Execution task name when orchestrator (such as Databricks Jobs and Airflow) supports multi-tasks execution. Nodes with the same task name will be executed together in a single task. If None is provided, node will be executed under node-{node-name}.

TYPE: str | VariableType DEFAULT: None

expectations

List of data expectations. Can trigger warnings, drop invalid records or fail a pipeline.

TYPE: list[DataQualityExpectation | VariableType] | VariableType DEFAULT: []

expectations_checkpoint_path_

Path to which the checkpoint file for which expectations on a streaming dataframe should be written.

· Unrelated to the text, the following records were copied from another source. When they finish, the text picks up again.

template <int NT, int S, int WPS, int PREC, int OCC = 0, int TR = 0>
__global__ __launch_bounds__(256, WPS) void k_sep_u(GemmArgs a, int ntiles) {
    static_assert(TR == 0 || (PREC == 1 && OCC == 0), "training forward: split-precision, dense input");
    constexpr bool PW = TR == 2;
    constexpr int NTAP = (TR == 1) ? 11 : 9;
    constexpr int KCH = 16, LSTR = KCH + 4, G = 4;
    constexpr int WW = S + 3;
    constexpr int NLD = PW ? 2 : 3 * WW;
    constexpr int SAW = 32 * LSTR;
    constexpr int SB = (PREC == 0) ? NT * LSTR : PP_NPIECE * NT * 8;
    constexpr int NB4 = (PREC == 0) ? (NT * G + 255) / 256 : (NT * 2 * PP_NPIECE + 255) / 256;
    constexpr int NTILES = NT / 32;
    constexpr int KQ = KCH / 8;
    __shared__ __attribute__((aligned(16))) float smem[8 * SAW + 2 * SB + (PW ? 0 : NTAP * 256) + (TR ? 8 * NT : 0)];
    const int tid = threadIdx.x, lane = tid & 63, wave = tid >> 6;
    float* const sAw = smem + wave * 2 * SAW;
    float* const sB = smem + 8 * SAW;
    float* const sDW = smem + 8 * SAW + 2 * SB;
    [[maybe_unused]] float* const sST = smem + 8 * SAW + 2 * SB + (PW ? 0 : NTAP * 256);

    const int xcd = blockIdx.x & 7, gl = blockIdx.x >> 3, GL = gridDim.x >> 3;
    const int nt_ = ntiles - a.tile_lo;
    const int tbase = a.tile_lo + (int)(((long long)xcd * nt_) >> 3), tend = a.tile_lo + (int)(((long long)(xcd + 1) * nt_) >> 3);
    const int first = tbase + gl;
    const int n0 = blockIdx.y * NT;
    if (first >= tend) {
        if (TR && a.tr_stat != nullptr && tid < 2 * NT)
            a.tr_stat[((size_t)blockIdx.x * 2 + tid / NT) * a.n_total + n0 + tid % NT] = 0.f;
        if (TR && a.tr_stat != nullptr && tid == 0 && blockIdx.y == 0) a.tr_stat[(size_t)gridDim.x * 2 * a.n_total + blockIdx.x] = 0.f;
        return;
    }
    const int ntl = (tend - first + GL - 1) / GL;
    const int cin = a.cin;
    const int nchunks = cin / KCH;
    const int total = ntl * nchunks;

    const int c4 = lane & 3, q = lane >> 2;
    const __amdgpu_buffer_rsrc_t rs_in = make_rsrc(reinterpret_cast<const char*>(a.in) - (PW ? 0 : PP_ZPAD_FLOATS * 4));
    const __amdgpu_buffer_rsrc_t rs_wt = make_rsrc(PREC == 0 ? (const void*)a.wt : (const void*)a.wt16);
    const int hw = a.px_h * a.px_w;
    const float inv_hw = 1.0f / (float)hw, inv_w = 1.0f / (float)a.px_w;
    const int rs4 = a.in_w * cin * 4, cin4 = cin * 4;
    unsigned aoff[NLD];
    [[maybe_unused]] unsigned doff = 0x80000000u;
    [[maybe_unused]] const __amdgpu_buffer_rsrc_t rs_d = make_rsrc(TR ? (const void*)a.tr_D : (const void*)a.in);
    [[maybe_unused]] const bool d_out = TR && a.tr_D != nullptr && blockIdx.y == 0;
    [[maybe_unused]] const bool tr_act = TR && a.tr_coef != nullptr;
#define U_TILE_OFFSETS(TILE)                                                                             \
    {                                                                                                    \
        const int pix0_ = (TILE) * 128 + wave * 32 + 2 * q;                                              \
        const bool pvalid_ = pix0_ < a.M;                                                                \
        if (TR) doff = pvalid_ ? (unsigned)pix0_ * (unsigned)cin4 + (unsigned)(c4 * 16) : 0x80000000u;   \
        const int pc_ = pvalid_ ? pix0_ : 0;                                                             \
        if (PW) {    \
            aoff[0] = pvalid_ ? (unsigned)pc_ * (unsigned)cin4 + (unsigned)(c4 * 16) : 0x80000000u;      \
            aoff[NLD - 1] = pvalid_ ? aoff[0] + (unsigned)cin4 : 0x80000000u;                            \
        } else {                                                                                         \
        int b_, rem_, y_, x0_;                                                                           \
        fast_divmod(pc_, hw, inv_hw, b_, rem_);         \
        fast_divmod(rem_, a.px_w, inv_w, y_, x0_);                                                       \
        const int yi_ = y_ * S - 1, xi_ = x0_ * S - 1;                                                   \
        const unsigned cbase_ =                                                                          \
            (unsigned)(((b_ * a.in_h + y_ * S) * a.in_w + x0_ * S) * cin) * 4u + PP_ZPAD_FLOATS * 4u;    \
                        \
        bool rowok_[3], colok_[WW];                                                                      \
        unsigned rowoff_[3], coloff_[WW];                                                                \
        _Pragma("unroll") for (int dy_ = 0; dy_ < 3; ++dy_) {                                            \
            rowok_[dy_] = pvalid_ & ((unsigned)(yi_ + dy_) < (unsigned)a.in_h);                          \
            rowoff_[dy_] = cbase_ + (unsigned)((dy_ - 1) * rs4);                                         \
        }                                                                                                \
        _Pragma("unroll") for (int dx_ = 0; dx_ < WW; ++dx_) {                                           \
            colok_[dx_] = (unsigned)(xi_ + dx_) < (unsigned)a.in_w;                                      \
            coloff_[dx_] = (unsigned)((dx_ - 1) * cin4);                                                 \
        }                                                                                                \
                                                                       \
        unsigned wbits_[3] = {0u, 0u, 0u};                                                               \
        const bool bits_ = OCC && a.occbits != nullptr;                                     \
        if (bits_) {                                                                                     \
            const unsigned long long* ob_ = a.occbits + (size_t)b_ * a.in_h * a.occ_w64;                 \
            const int pos0_ = xi_ + 1, wi_ = pos0_ >> 6, sh_ = pos0_ & 63;                               \
            _Pragma("unroll") for (int dy_ = 0; dy_ < 3; ++dy_) {                                        \
                const int yy_ = min(max(yi_ + dy_, 0), a.in_h - 1);     \
                const unsigned long long* r_ = ob_ + (size_t)yy_ * a.occ_w64 + wi_;                      \
                const unsigned long long lo_ = r_[0], hi_ = r_[1];                                       \
                wbits_[dy_] = (unsigned)((lo_ >> sh_) | ((hi_ << 1) << (63 - sh_)));                     \
            }                                                                                            \
        }                                                                                                \
        _Pragma("unroll") for (int e = 0; e < NLD; ++e) {                                                \
            const int dy_ = e / WW, dx_ = e % WW;                                                        \
            bool ok_ = rowok_[dy_] & colok_[dx_];                                                        \
            if (OCC) {                                                                                   \
                if (bits_) {                                                                             \
                    ok_ = ok_ & (((wbits_[dy_] >> dx_) & 1u) != 0u);                                     \
                } else {                                                                                 \
                    bool occ_ = false;                                                                   \
                    const int cidx_ = ok_ ? (yi_ + dy_) * a.in_w + xi_ + dx_ : 0;                        \
                    for (int z_ = 0; z_ < a.occ_nz; ++z_)                                                \
                        occ_ = occ_ | (a.occ[(size_t)(b_ * a.occ_nz + z_) * (a.in_h * a.in_w) + cidx_] >= 0); \
                    ok_ = ok_ & occ_;                                                                    \
                }                                                                                        \
            }                                                                                            \
            aoff[e] = (ok_ ? rowoff_[dy_] + coloff_[dx_] : 0u) + (unsigned)(c4 * 16);                    \
        }                                                                                                \
        }                                                                                                \
    }
    constexpr int NBI = (PREC == 0) ? NT * G : NT * 2 * PP_NPIECE;
    unsigned boff[NB4];
    int bdst[NB4];
#pragma unroll
    for (int r = 0; r < NB4; ++r) {
        const int e_ = (tid + 256 * r) % NBI;
        if (PREC == 0) {
            boff[r] = (unsigned)(((n0 + e_ / G) * cin + (e_ % G) * 4) * 4);
            bdst[r] = (e_ / G) * LSTR + (e_ % G) * 4;
        } else {
            const int piece = e_ / (NT * 2), rem = e_ % (NT * 2), row = rem >> 1, half = rem & 1;
            boff[r] = (unsigned)(((piece * a.n_total + n0 + row) * 16 + half * 8) * 2);
            bdst[r] = piece * (NT * 8) + row * 8 + ((half ^ ((row >> 3) & 1)) * 4);
        }
    }
    const unsigned bstep = (PREC == 0) ? (unsigned)(KCH * 4) : (unsigned)(PP_NPIECE * a.n_total * 32);
    float4 rin[NLD];
    float4 rb0, rb1, rb2;
    rb0 = rb1 = rb2 = make_float4(0.f, 0.f, 0.f, 0.f);
    static_assert(NB4 <= 3, "weight prefetch registers");
#define U_LOAD_ACT(KCIDX, RIN)                                                                           \
    {                                                                                                    \
        const unsigned so_ = (unsigned)(KCIDX) * (KCH * 4);                                              \
        _Pragma("unroll") for (int e = 0; e < NLD; ++e) RIN[e] = buf_load16(rs_in, aoff[e], so_);        \
    }
#define U_LOAD_WT(KCIDX)                                                                                 \
    {                                                                                                    \
        const unsigned sb_ = (unsigned)(KCIDX) * bstep;                                                  \
        if (NBI % 256 == 0 || NB4 > 1 || tid < NBI) rb0 = buf_load16(rs_wt, boff[0], sb_);               \
        if (NB4 > 1 && (NBI >= 512 || tid + 256 < NBI)) rb1 = buf_load16(rs_wt, boff[NB4 > 1 ? 1 : 0], sb_);  \
        if (NB4 > 2 && (NBI >= 768 || tid + 512 < NBI)) rb2 = buf_load16(rs_wt, boff[NB4 > 2 ? 2 : 0], sb_);  \
    }
#define U_LOAD_CHUNK(KCIDX) { U_LOAD_ACT(KCIDX, rin) U_LOAD_WT(KCIDX) }
    int ld_tile = first, ld_kc = 0;
    int st_kc = 0;
    int mm_tile = first, mm_kc = 0;
    [[maybe_unused]] float st_n = 0.f;
    U_TILE_OFFSETS(ld_tile)
    U_LOAD_CHUNK(0)
    ld_kc = 1;
    {
        const int ngrp = cin / 4;
        if (!PW) for (int e = tid; e < 9 * ngrp; e += 256) {
            const int t = e / ngrp, g4 = e - t * ngrp;
            reinterpret_cast<float4*>(sDW)[g4 * NTAP + t] = reinterpret_cast<const float4*>(a.dw)[e];
        }
        if (TR) for (int e = tid; e < 8 * NT; e += 256) sST[e] = 0.f;
        if (tr_act) {
            for (int g4 = tid; g4 < ngrp; g4 += 256) {
                const float4 q0 = a.tr_coef[4 * g4], q1 = a.tr_coef[4 * g4 + 1], q2 = a.tr_coef[4 * g4 + 2], q3 = a.tr_coef[4 * g4 + 3];
                reinterpret_cast<float4*>(sDW)[g4 * NTAP + 9] = make_float4(q0.x, q1.x, q2.x, q3.x);
                reinterpret_cast<float4*>(sDW)[g4 * NTAP + 10] = make_float4(q0.y, q1.y, q2.y, q3.y);
            }
        }
    }

    f32x16 acc[NTILES];
#pragma unroll
    for (int n = 0; n < NTILES; ++n)
#pragma unroll
        for (int r = 0; r < 16; ++r) acc[n][r] = 0.f;
    const int h = lane >> 5, r32 = lane & 31;
    float bias_r[NTILES];
#pragma unroll
    for (int n = 0; n < NTILES; ++n) bias_r[n] = (TR && a.bias == nullptr) ? 0.f : a.bias[n0 + n * 32 + r32];
    __syncthreads();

TYPE: str | Path | VariableType DEFAULT: None

name

Name given to the node.

TYPE: str | VariableType

primary_keys

A list of column names that uniquely identify each row in the DataFrame. These columns are used to: - Document the uniqueness constraints of the node's output data. - Define the default primary keys for sinks CDC merge operations - Referenced in expectations and unit tests. While optional, specifying primary_keys helps enforce data integrity and ensures that downstream operations, such as deduplication, are consistent and reliable.

TYPE: list[str | VariableType] | VariableType DEFAULT: None

root_path_

Location of the pipeline node root used to store logs, metrics and checkpoints.

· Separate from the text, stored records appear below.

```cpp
struct NetWs {
    float *act[RLPPO_MAX_LAYERS] = {};
    float *dx[RLPPO_MAX_LAYERS] = {};
    unsigned long long *bits[RLPPO_MAX_LAYERS] = {};
    unsigned short *actb[RLPPO_MAX_LAYERS] = {};
    unsigned short *dxb[RLPPO_MAX_LAYERS] = {};
    float *tn = nullptr;
};
struct WsPlan {
    NetWs pol, val;
    size_t tn_floats = 0;
    float *states = nullptr;
    float *g_old = nullptr, *g_adv = nullptr, *g_tgt = nullptr, *g_act = nullptr;
    unsigned *rowtab = nullptr;
    unsigned short *states_b = nullptr;
};
constexpr size_t BITS_PAD_RESERVE = 2, B16_PAD_RESERVE = 4;
static size_t plan_workspace(const NetLayout &pol, const NetLayout &val, int64_t mb, int prec, void *base, WsPlan *w) {
    const uintptr_t addr = reinterpret_cast<uintptr_t>(base);
    const size_t rows = (size_t)mb;
    size_t off = 0, slack = 0;
    auto take = [&](size_t floats) {
        off += floats;
        return reinterpret_cast<float *>(addr + (off - floats) * sizeof(float));
    };
    auto align = [&](size_t floats, size_t reserve) {
        const size_t pad = (floats - (addr / sizeof(float) + off) % floats) % floats;
        off += pad;
        slack += reserve - pad;
    };
    const NetLayout *nets[2] = {&pol, &val};
    NetWs *ws[2] = {&w->pol, &w->val};
    for (int i = 0; i < 2; ++i)
        for (int l = 0; l < nets[i]->n_layers; ++l) ws[i]->act[l] = take(rows * nets[i]->L[l].pout);
    const size_t m = max_pout(pol) > max_pout(val) ? max_pout(pol) : max_pout(val);
    for (int i = 0; i < 2; ++i)
        for (int l = 0; l + 1 < nets[i]->n_layers; ++l) ws[i]->dx[l] = take(rows * m);
    w->tn_floats = tn_region_floats(pol, val, mb, prec);
    w->pol.tn = take(w->tn_floats);
    w->val.tn = w->pol.tn + tn_ws_floats(pol, mb, prec);
    align(2, BITS_PAD_RESERVE);
    for (int i = 0; i < 2; ++i)
        for (int l = 0; l + 1 < nets[i]->n_layers; ++l) {
            const size_t f = nt_bits_floats(mb, nets[i]->L[l].pout);
            ws[i]->bits[l] = f ? reinterpret_cast<unsigned long long *>(take(f)) : nullptr;
        }
    w->states = take(rows * pol.L[0].pin);
    w->g_old = take(rows);
    w->g_adv = take(rows);
    w->g_tgt = take(rows);
// ... 688 lines not shown
        if (xl.fwd[l] >= 0) {
            rc = launch_pack_split((hipStream_t)stream, packed + L.off_w, L.pin, L.pout, L.pin, pl + xl.fwd[l]);
            if (rc) return rc;
        }
        if (xl.dx[l] >= 0) {
            rc = launch_pack_split((hipStream_t)stream, packed + L.off_wt, L.pout, L.pin, L.pout, pl + xl.dx[l]);
            if (rc) return rc;
        }
    }
    return 0;
}
int rlppo_dbg_pack_x3(void *stream, const float *S, int64_t ld, int32_t R, int32_t C, void *planes) {
    return launch_pack_split((hipStream_t)stream, S, ld, R, C, reinterpret_cast<unsigned short *>(planes));
}
int rlppo_dbg_gemm_nt_x3(void *stream, const float *A, int64_t lda, const void *planes, const float *bias, float *C, int64_t ldc, int64_t M,
                         int32_t N, int32_t K, int32_t mode, void *bits) {
    return launch_gemm_nt_split((hipStream_t)stream, A, lda, reinterpret_cast<const unsigned short *>(planes), bias, C, ldc, M, N, K, mode,
                                reinterpret_cast<unsigned long long *>(bits));
}
static int64_t g_selection_epoch = 0;
int rlppo_set_update_precision(int32_t mode) {
    RLPPO_CHECK_ARG(mode >= 0 && mode <= 2, "set_update_precision: mode %d (0 = fp32, 1 = bf16 mixed precision, 2 = split-bf16 products)", mode);
    g_update_bf16 = mode;
    ++g_selection_epoch;
    return 0;
}
int rlppo_get_update_precision(void) { return g_update_bf16; }
int rlppo_set_inference_precision(int32_t mode) {
    RLPPO_CHECK_ARG(mode == 0 || mode == 1, "set_inference_precision: mode %d (0 = fp32, 1 = bf16 operands)", mode);
    set_infer_bf16(mode);
    ++g_selection_epoch;
    return 0;
}
int rlppo_dbg_set(int32_t key, int32_t value) {
    ++g_selection_epoch;
    switch (key) {
        case 1: set_gae_algo(value); return 0;
        case 4: g_two_streams = value; return 0;
        case 21: set_gae_spin_limit(value); return 0;
        case 22: set_gae_oversubscribe(value); return 0;
        case 34: set_fused_spin_limit(value); return 0;
        case 35: set_fused_test_hold(value); return 0;
        case 36: set_split_persistent(value); return 0;
        case 23: set_b16_wide_tiles(value); return 0;
        case 24: set_exp_fast_transform(value); return 0;
        case 26: g_fused_gather = value; return 0;
        case 27: g_fused_act = value; return 0;
        case 29: g_paired = value; return 0;
        case 31: g_head_order = value; return 0;
        case 32: g_fold_vhead = value; return 0;
        case 33: set_pair_interleave(value); return 0;
        case 37: g_group_dw = value; return 0;
        case 38: set_tn_group_budget(value); return 0;
        case 40: set_nt_skinny(value); return 0;
        case 41: g_window_mode = value; return 0;
        default: break;
    }
    set_error("dbg_set: unknown key %d", key);
    return RLPPO_ERR_ARG;
}
int64_t rlppo_selection_epoch(void) { return g_selection_epoch; }
const int64_t *rlppo_selection_epoch_ptr(void) { return &g_selection_epoch; }
int64_t rlppo_dbg_counter(int32_t key) {
    switch (key) {
        case 0: return g_cnt_fused_act;
        case 1: return g_cnt_act_chain;
        case 2: return g_cnt_pass;
        case 3: return g_cnt_paired_pass;
        case 4: return g_cnt_gather_fused_pass;
        case 5: return g_cnt_group_dw;
        default: return -1;
    }
}
size_t rlppo_dbg_gemm_nt_bits_bytes(int64_t M, int32_t N) { return nt_bits_floats(M, N) * sizeof(float); }
int rlppo_dbg_gemm_nt_bits(void *stream, const float *A, int64_t lda, const float *B, int64_t ldb, const float *bias, float *C,
                           int64_t ldc, int64_t M, int32_t N, int32_t K, int32_t epilogue, void *bits) {
    const int rc = launch_gemm_nt_bits((hipStream_t)stream, A, lda, B, ldb, bias, C, ldc, M, N, K, epilogue,
                                       reinterpret_cast<unsigned long long *>(bits));
    if (rc == -1) {
        set_error("dbg_gemm_nt_bits: the bitmask form does not apply to this call");
        return RLPPO_ERR_ARG;
    }
    return rc;
}
int rlppo_dbg_gemm_nt(void *stream, const float *A, int64_t lda, const float *B, int64_t ldb, const float *bias,
                      const float *mask_src, int64_t ld_mask, float *C, int64_t ldc, int64_t M, int32_t N, int32_t K,
                      int32_t epilogue) {
    return launch_gemm_nt((hipStream_t)stream, A, lda, B, ldb, bias, mask_src, ld_mask, C, ldc, M, N, K, epilogue);
}
int rlppo_dbg_gemm_nt_b16(void *stream, const void *A, int64_t lda, const void *W, int64_t ldw, const float *bias, float *C,
                          int64_t ldc, void *Cb, int64_t ldcb, int64_t M, int32_t N, int32_t K, int32_t epilogue, int32_t hidden,
                          void *bits) {
    return launch_gemm_nt_b16((hipStream_t)stream, reinterpret_cast<const unsigned short *>(A), lda,
                              reinterpret_cast<const unsigned short *>(W), ldw, bias, C, ldc, reinterpret_cast<unsigned short *>(Cb),
                              ldcb, M, N, K, epilogue, hidden, reinterpret_cast<unsigned long long *>(bits));
}
int rlppo_dbg_gemm_tn_b16(void *stream, const void *dY, int64_t ldy, const void *X, int64_t ldx, float *dW, float *db, int32_t pout,
                          int32_t pin, int32_t out, int32_t in, int64_t M, void *ws, size_t ws_bytes) {
    return launch_gemm_tn_b16((hipStream_t)stream, reinterpret_cast<const unsigned short *>(dY), ldy,
                              reinterpret_cast<const unsigned short *>(X), ldx, dW, db, pout, pin, out, in, M, (float *)ws,
                              ws_bytes / sizeof(float));
}
size_t rlppo_dbg_thin_head_workspace_bytes(int32_t out, int32_t kp, int64_t M) { return thin_dw_ws_floats(out, kp, M) * sizeof(float); }
int rlppo_dbg_thin_head_b16(void *stream, const float *dY, int64_t ldy, int32_t out, const float *W, int64_t ldw, const void *bits,
                            const void *hb, int64_t ldh, void *dxb, float *dW, float *db, int32_t in, int32_t kp, int64_t M, void *ws,
                            size_t ws_bytes) {
// ... 39 lines not shown
```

TYPE: str | Path | VariableType DEFAULT: None

sinks

Definition of the data sink(s). Set is_quarantine to True to store node quarantine DataFrame.

TYPE: list[PipelineViewDataSink | FileDataSink | UnityCatalogDataSink | HiveMetastoreDataSink | VariableType] | VariableType DEFAULT: None

source

Definition of the data source(s)

TYPE: CustomDataSource | FileDataSource | UnityCatalogDataSource | HiveMetastoreDataSource | DataFrameDataSource | PipelineNodeDataSource | None | VariableType DEFAULT: None

tags

Node tags for selective execution.

TYPE: list[str | VariableType] | VariableType DEFAULT: []

time_column

The name of the column that represents the timestamp or temporal dimension in the DataFrame. This column is used to: - Document the time-based ordering and filtering semantics of the node’s output data. - Enable time-aware operations such as point-in-time joins, incremental processing, and time-series analysis. - Serve as a reference in expectations, unit tests, and feature engineering workflows. While optional, specifying time_column helps ensure consistency in time-based logic and improves the reliability of downstream operations that depend on temporal alignment.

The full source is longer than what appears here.